State/Transition Models Flashcards
Disturbance Defn
White/Pickett (1985)
any relatively discrete event in time that disrupts ecosystem/community/pop structure and changes resource pools, substrate availability or physical characteristics
Abiotic Disturbances…
lightning
fire
wind
blizzars
drought
Biotic disturbances…
invasion (prairie dogs)
pathogens (dom sheep –> bighorn)
insects (beetle kill trees)
Anthropogenic disturbances…
human caused
ex: mines, fire (not always bad)
True/False: disturbance both creates and responds to spatial heterogeneity?
True
spatial heterogeneity is…
uneven distribution of species and landscape features
ex: strong wind event might create variability in vegetation cover (which then results in mature trees/new growth)
Ecological Resistance is…
capacity for community/population to remain relatively unchanged w/ disturbance introduced
Ecological Resilience is…
capacity for community/population to recover after disturbance
Succession is…
an orderly process of development, linear
Primary succession ends with…
climax community, stable
ex: pioneer stage (bare, lichen, small annual, grasses) to intermediate stage (grasses, shrubs, trees) to climax stage (shade-tolerant trees).
100’s of years…
how does secondary succession differ from primary?
largely the same but starts with a disturbance
Problems with linear succession include…
- demographic inertia (removal of disturbance may not result in successional progress - plant composition is dynamic)
- loss of plant materials (overgrazing certain species, drought, competition)
- fire feedback (grasses increase fire AND are promoted by fire)
- soil feedback (erosion, loss of seedbank, nutrients)
Clements Climax Model (linear succession) issues…
- doesn’t explain multiple states that are possible
- doesn’t incorporate processes that result in transitions and threshold changes
States Defn
represents one kind of stable plant community and its soil base (ex. grassland, shrubland)
Transitions Defn
process of change due to natural or mgmt actions (state <–> state)
Threshold Defn
points art which an abrupt change occurs in the structure/function of an ecosystem
*once you move past a threshold it is VERY difficult to go back
Alternative States Model implies that:
multiple alternate states can be stable
(looks more like a roller coaster than a straight line - with thresholds at the peaks, system states in the valleys, and resilience on the trek up the hill)
What is an STM? (State and Transition Model)

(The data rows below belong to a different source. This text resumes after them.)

template <int CP>
__global__ __launch_bounds__(NT, CP == 8 ? 2 : 3) void conv_head_kernel(cmf_conv_tangent_args a, int n_out, int tiles_per_sample, int ntiles) {
  constexpr int P = ACC / CP;
  __shared__ __attribute__((aligned(16))) float Es[P * KJ * CP];
  __shared__ __attribute__((aligned(16))) float Gs[HID * ACC];
  __shared__ unsigned long long um[P * 9];
  __shared__ unsigned long long alv[P];
  __shared__ int pixs[P];

  const int per = (ntiles + 7) >> 3;
  const int item = (int)(blockIdx.x & 7) * per + (int)(blockIdx.x >> 3);
  if (item >= ntiles) return;
  const int b = item / tiles_per_sample, p0 = (item - b * tiles_per_sample) * P;
  const int cnt = n_out - p0 < P ? n_out - p0 : P;
  const int tid = threadIdx.x, lane = tid & 63, wv = tid >> 6;
  const int H = a.H, W = a.W, cout = a.head_cout;

  if (tid < P * 9) {
    const int p = tid / 9, tap = tid - p * 9;
    unsigned long long m = 0;
    if (p < cnt) {
      const int pix = out_pixel(p0 + p, W, a.live);
      const int r = pix / W + tap / 3 - 1, c = pix % W + tap % 3 - 1;
      if (r >= 0 && r < H && c >= 0 && c < W)
        m = *reinterpret_cast<const unsigned long long*>(reinterpret_cast<const unsigned char*>(a.f) + (long long)b * a.f_np +
                                                         (long long)(r * W + c) * (HID / 8));
    }
    um[tid] = m;
  }
  for (int p = wv; p < P; p += NT / 64) {
    const int pix = p < cnt ? out_pixel(p0 + p, W, a.live) : 0;
    bool on = false;
    if (p < cnt) on = a.head_a[(long long)b * a.head_a_np + (long long)lane * a.head_a_c + (long long)pix * a.head_a_px] > 0.f;
    const unsigned long long bal = __ballot(on);
    if (lane == 0) {
      alv[p] = bal;
      pixs[p] = pix;
    }
#pragma unroll
    for (int o = 0; o < CP; ++o) Gs[(lane * P + p) * CP + o] = (on && o < cout) ? a.head_w[o * HID + lane] : 0.f;
  }
  __syncthreads();

  {
    static_assert(3 * NT == KJ, "three (ci, tap) pairs per thread");
    float acc[3][ACC];
#pragma unroll
    for (int r = 0; r < 3; ++r)
#pragma unroll
      for (int i = 0; i < ACC; ++i) acc[r][i] = 0.f;
#pragma unroll 2
    for (int c = 0; c < HID; ++c) {
      float w[3];
#pragma unroll
      for (int r = 0; r < 3; ++r) w[r] = a.w[c * KJ + tid + r * NT];
#pragma unroll
      for (int i = 0; i < ACC / 4; ++i) {
        const f32x4 g = *reinterpret_cast<const f32x4*>(&Gs[c * ACC + 4 * i]);
#pragma unroll
        for (int r = 0; r < 3; ++r)
#pragma unroll
          for (int k = 0; k < 4; ++k) acc[r][4 * i + k] = fmaf(g[k], w[r], acc[r][4 * i + k]);
      }
    }
#pragma unroll
    for (int r = 0; r < 3; ++r)
#pragma unroll
      for (int p = 0; p < P; ++p)
#pragma unroll
        for (int o = 0; o < CP; ++o) Es[(p * KJ + tid + r * NT) * CP + o] = acc[r][p * CP + o];
  }
  __syncthreads();

  const int nsl = a.nc >> 4, cl = lane >> 2;
  const f32x4 zero = {0.f, 0.f, 0.f, 0.f};
  for (int unit = wv; unit < nsl * P; unit += NT / 64) {
    const int sl = unit / P, p = unit - sl * P;
    if (p >= cnt) continue;
    const int pix = pixs[p];
    const float* hb = a.r + (long long)b * a.r_np + (long long)pix * a.r_px + sl * SLICE + lane * 4;
    const float* ub = a.x + (long long)b * a.x_np + sl * SLICE + lane * 4;
    f32x4 acc[CP];
#pragma unroll
    for (int o = 0; o < CP; ++o) acc[o] = zero;

    auto load4 = [&](f32x4* v, const float* src, unsigned long long m) {
#pragma unroll
      for (int ch = 0; ch < 4; ++ch) {
        v[ch] = zero;
        if ((m >> (ch * 16 + cl)) & 1) v[ch] = *reinterpret_cast<const f32x4*>(src + ch * 256);
      }
    };
    auto load_row = [&](f32x4* v, int ty) {
#pragma unroll
      for (int tx = 0; tx < 3; ++tx)
        load4(v + 4 * tx, ub + (long long)(pix + (ty - 1) * W + (tx - 1)) * a.x_px, um[p * 9 + ty * 3 + tx]);
    };
    auto fma4 = [&](const f32x4* v, const float* coef, int stride) {
#pragma unroll
      for (int ch = 0; ch < 4; ++ch) {
        const float* e4 = static_cast<const float*>(__builtin_assume_aligned(coef + ch * stride, CP < 4 ? 8 : 16));
#pragma unroll
        for (int o = 0; o < CP; ++o) {
          const float e = e4[o];
#pragma unroll
          for (int k = 0; k < 4; ++k) acc[o][k] = fmaf(e, v[ch][k], acc[o][k]);
        }
      }
    };
    auto fma_row = [&](const f32x4* v, int ty) {
#pragma unroll
      for (int tx = 0; tx < 3; ++tx) fma4(v + 4 * tx, &Es[(p * KJ + cl * 9 + ty * 3 + tx) * CP], 16 * 9 * CP);
    };
    {
      f32x4 vh[4], v[12];
      load4(vh, hb, alv[p]);
      load_row(v, 0);
      fma4(vh, &Gs[(cl * P + p) * CP], 16 * P * CP);
      fma_row(v, 0);
    }
#pragma unroll 1
    for (int ty = 1; ty < 3; ++ty) {
      f32x4 v[12];
      load_row(v, ty);
      fma_row(v, ty);
    }

    constexpr int N = 4 * CP;
    float val[N];
#pragma unroll
    for (int o = 0; o < CP; ++o)
#pragma unroll
      for (int k = 0; k < 4; ++k) val[4 * o + k] = acc[o][k];
#pragma unroll
    for (int s = 0; s < 4; ++s) {
      const int off = 32 >> s, n = N >> s;
      if (n >= 2) {
        const bool hi = lane & off;
#pragma unroll
        for (int i = 0; i < n / 2; ++i) {
          const float mine = hi ? val[n / 2 + i] : val[i], send = hi ? val[i] : val[n / 2 + i];
          val[i] = mine + __shfl_xor(send, off, 64);
        }
      } else {
        val[0] += __shfl_xor(val[0], off, 64);
      }
    }
    float* yb = a.head_y + (long long)b * a.head_y_np + (long long)(p0 + p) * a.head_y_px + sl * 16 + (lane & 3) * 4;
    constexpr int KEEP = N >= 16 ? N / 16 : 1;
#pragma unroll
    for (int i = 0; i < KEEP; ++i) {
      const int idx = ((cl * N) >> 4) + i, o = idx >> 2;
      if (o < cout && (N >= 16 || !(lane & 4))) yb[(long long)o * a.head_y_co + (idx & 3)] = val[i];
    }
  }
}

used to organize and communicate info re: ecosystem change –> especially for implications for management
Reference state
the state we want to get back to in an STM
Degraded state
requires mgmt/intervention in an STM
Land Classification is
compartmentalizing or classifying diff component of the landscape (ex: soil stratification, climate, plant composition)
Why?
1. used to build STM’s
2. gives us site potential
3. gives us info on where we are and where we want to go
Ecological Land Resource Hierarchy
Inverted triangle (most general, largest at top)
Land resource region
Major land resource area
land resource unit
general ecological sites
ecological sites
community/state
patch
MLRA (major land resource area)
geographically lumped by similar climate, soils, geology, biology
278 in US (43/44 in MT)
don’t make distinct mgmt decisions at this level
Ecological Sites
a kind of land with specific physical characteristics (soil, climate) which differs from other kinds of land in its ability to produce distinctive kinds/amounts veg. in response to mgmt.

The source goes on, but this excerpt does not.